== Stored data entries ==
________________
Result: no change. 815.4 (median of 6 runs) (+0.6%).

```diff
diff --git a/montecarlo.jl_amd/csrc/engine.cpp b/montecarlo.jl_amd/csrc/engine.cpp
--- a/montecarlo.jl_amd/csrc/engine.cpp
+++ b/montecarlo.jl_amd/csrc/engine.cpp
@@ -412,6 +412,7 @@
     k.no_wrap_flush = getenv("DQMC_NO_WRAP_FLUSH") != nullptr;
     k.wrap_two_launch = getenv("DQMC_WRAP_TWO_LAUNCH") != nullptr;
     k.tdm_general = getenv("DQMC_TDM_GENERAL") != nullptr;
+    k.no_fold = getenv("DQMC_NO_FOLD") != nullptr;
 }
 
 static int alloc_qr_workspace(dqmc_handle *h)
@@ -531,7 +532,8 @@
     return rdivp_set(h, A, T, A, h->qs[0], h->qs[0].winv, h->qs[0].ts);
 }
 
-static int calculate_greens_src(dqmc_handle *h, double *out, Udt L, Udt R, double *a2_copy = nullptr)
+static int calculate_greens_src(dqmc_handle *h, double *out, Udt L, Udt R, double *a2_copy = nullptr,
+                                const double *check_against = nullptr)
 {
     const int n = h->n;
     QrSet &qa = h->qs[0], &qb = h->qs[0];
@@ -566,6 +568,11 @@
     }
     g = gemm_base(h, U_(h, h->Ur), 0, U_(h, tlul), 1, out);
     g.kscale = vs_inv(h->Dr, n);
+    if (check_against) {
+        g.cmp = check_against;
+        g.cmp_stats = h->stats;
+        g.cmp_scratch = h->pc_scratch;
+    }
     CHK(run_gemm(h, g));
     return 0;
 }
@@ -867,6 +874,13 @@
 {
     Timed t(h, DQMC_K_MISC);
     HIPCHK(launch_prop_check(h->n, h->nb, h->W, h->greens_temp, h->greens, h->nn, h->stats, h->pc_scratch, h->cur));
+    return 0;
+}
+static int calculate_greens_checked(dqmc_handle *h, Udt L, Udt R)
+{
+    const bool check = h->p.check_propagation_error != 0, fold = check && !h->sw.no_fold;
+    CHK(calculate_greens_src(h, h->greens, L, R, nullptr, fold ? h->greens_temp : nullptr));
+    if (check && !fold) CHK(prop_check(h));
     return 0;
 }
 
@@ -912,13 +926,11 @@
                 }
                 if (wt_slab) {
                     std::swap(h->greens, h->greens_alt);
-                    CHK(calculate_greens_src(h, h->greens, L, R));
-                    CHK(prop_check(h));
+                    CHK(calculate_greens_checked(h, L, R));
                     return 0;
                 }
                 discard_pending_flush(h);
-                CHK(calculate_greens_src(h, h->greens, L, R));
-                if (h->p.check_propagation_error) CHK(prop_check(h));
+                CHK(calculate_greens_checked(h, L, R));
             } else {
                 CHK(add_slice_sequence_left(h, h->K));
                 h->direction = -1;
@@ -948,8 +960,7 @@
                     std::swap(h->greens_temp, h->greens);
                 }
                 discard_pending_flush(h);
-                CHK(calculate_greens_src(h, h->greens, L, R));
-                if (h->p.check_propagation_error) CHK(prop_check(h));
+                CHK(calculate_greens_checked(h, L, R));
                 CHK(wrap_greens(h, &h->greens, h->current_slice + 1, -1));
             } else {
                 CHK(add_slice_sequence_right(h, 1));
diff --git a/montecarlo.jl_amd/csrc/gemm_f64.hip b/montecarlo.jl_amd/csrc/gemm_f64.hip
--- a/montecarlo.jl_amd/csrc/gemm_f64.hip
+++ b/montecarlo.jl_amd/csrc/gemm_f64.hip
@@ -56,6 +56,7 @@
 
 #define GEMM_LDS_BARRIER() asm volatile("s_waitcnt lgkmcnt(0)\n\ts_barrier" ::: "memory")
 
+constexpr int GEMM_KSM_CHECK3 = 6, GEMM_KSM_CHECK_ANY = -2;
 template <bool TA, bool TB, bool FULL, int KSM>
 __global__ __launch_bounds__(256) void gemm_kernel(GemmArgs g, int tiles_m, int tiles_n)
 {
@@ -96,7 +97,8 @@
     constexpr int NKS = TA ? 4 : 1;
     double ksd[2][NKS];
     int ksc[2][NKS];
-    const int ksmode = KSM >= 0 ? KSM : g.kscale.mode;
+    constexpr bool CHECK = KSM == GEMM_KSM_CHECK3 || KSM == GEMM_KSM_CHECK_ANY;
+    const int ksmode = KSM == GEMM_KSM_CHECK3 ? 3 : (KSM >= 0 ? KSM : g.kscale.mode);
     const int kw = unit / g.nb, kblk = unit - kw * g.nb;
 
     auto load = [&](int kt, double (&qa)[4], double (&qb)[4], double (&qd)[NKS], int (&qc)[NKS]) {
@@ -147,6 +149,21 @@
         }
     };
 
+    const double *__restrict__ R = CHECK ? g.cmp + (long)unit * g.strideC : nullptr;
+    double cref[2][2][4], pc_d = 0.0;
+    bool pc_bad = false;
+    if constexpr (CHECK) {
+#pragma unroll
+        for (int ti = 0; ti < 2; ++ti)
+#pragma unroll
+            for (int tj = 0; tj < 2; ++tj)
+#pragma unroll
+                for (int r = 0; r < 4; ++r) {
+                    const int m = FULL ? m0 + wm + ti * 16 + li : min(m0 + wm + ti * 16 + li, g.M - 1);
+                    const int n = FULL ? n0 + wn + tj * 16 + lq + 4 * r : min(n0 + wn + tj * 16 + lq + 4 * r, g.N - 1);
+                    cref[ti][tj][r] = R[(long)g.ldc * n + m];
+                }
+    }
     load(0, ra[0], rb[0], ksd[0], ksc[0]);
     store(0, ra[0], rb[0], ksd[0], ksc[0]);
     GEMM_LDS_BARRIER();
@@ -163,6 +180,26 @@
         GEMM_LDS_BARRIER();
     }
 
+    auto pc_take = [&](double v, double ref, bool inside) {
+        if constexpr (CHECK) {
+            asm("" : "+v"(v));
+            const double e = fabs(ref - v);
+            pc_bad |= inside && (e != e);
+            pc_d = fmax(pc_d, inside ? e : 0.0);
+        }
+    };
+    auto pc_finish = [&]() {
+        if constexpr (CHECK) {
+            double d = prop_check_wave_max(pc_bad ? prop_check_nan() : pc_d);
+            double *red = &As[0][0][0];
+            if (lane == 0) red[wave] = d;
+            __syncthreads();
+            if (tid == 0) {
+                for (int i = 1; i < 4; ++i) d = prop_check_max(d, red[i]);
+                prop_check_arrive(g.cmp_stats, g.cmp_scratch, kw, d, (unsigned long long)T * g.nb);
+            }
+        }
+    };
     const bool plain = g.rowscale.mode == 0 && g.colscale.mode == 0 && g.adddiag.mode == 0 && m0 + BM <= g.M &&
                        n0 + BN <= g.N;
     if (plain) {
@@ -188,9 +225,11 @@
                     if (m == n) v += g.ident;
                     if (g.beta) v += cold[ti][tj][r];
                     C[(long)g.ldc * n + m] = v;
+                    pc_take(v, cref[ti][tj][r], true);
                 }
             }
         }
+        pc_finish();
         return;
     }
     if (g.rowscale.mode <= 1 && g.colscale.mode <= 1 && g.adddiag.mode <= 1) {
@@ -232,8 +271,10 @@
                     if (m == n) v += g.ident + adv[ti];
                     if (g.beta) v += cold[ti][tj][r];
                     if (m < g.M && n < g.N) C[(long)g.ldc * n + m] = v;
+                    pc_take(v, cref[ti][tj][r], m < g.M && n < g.N);
                 }
         }
+        pc_finish();
         return;
     }
     double csv[2][4];
@@ -266,9 +307,11 @@
                 double *c = C + (long)g.ldc * n + m;
                 if (g.beta) v += *c;
                 *c = v;
-            }
-        }
-    }
+                pc_take(v, cref[ti][tj][r], true);
+            }
+        }
+    }
+    pc_finish();
 }
 
 hipError_t launch_gemm(const GemmArgs &g, hipStream_t s, hipEvent_t start, hipEvent_t stop)
@@ -290,7 +333,12 @@
         else if (g.kscale.mode == 5) GEMM_LAUNCH4(TA, TB, true, 5);                \
         else GEMM_LAUNCH4(TA, TB, true, -1);                                       \
     } while (0)
-    if (g.transA) {
+    if (g.cmp) {
+        if (g.transA || !g.transB || g.tri || !g.cmp_stats || !g.cmp_scratch) return hipErrorInvalidValue;
+        if (full && g.kscale.mode == 3) GEMM_LAUNCH4(false, true, true, GEMM_KSM_CHECK3);
+        else if (full) GEMM_LAUNCH4(false, true, true, GEMM_KSM_CHECK_ANY);
+        else GEMM_LAUNCH4(false, true, false, GEMM_KSM_CHECK_ANY);
+    } else if (g.transA) {
         if (g.transB) GEMM_LAUNCH(true, true);
         else GEMM_LAUNCH(true, false);
     } else {
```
________________
== THE TASK ==
Your reply should be one number: how many lines in the records contain "transB".

== RESPONSE ==
2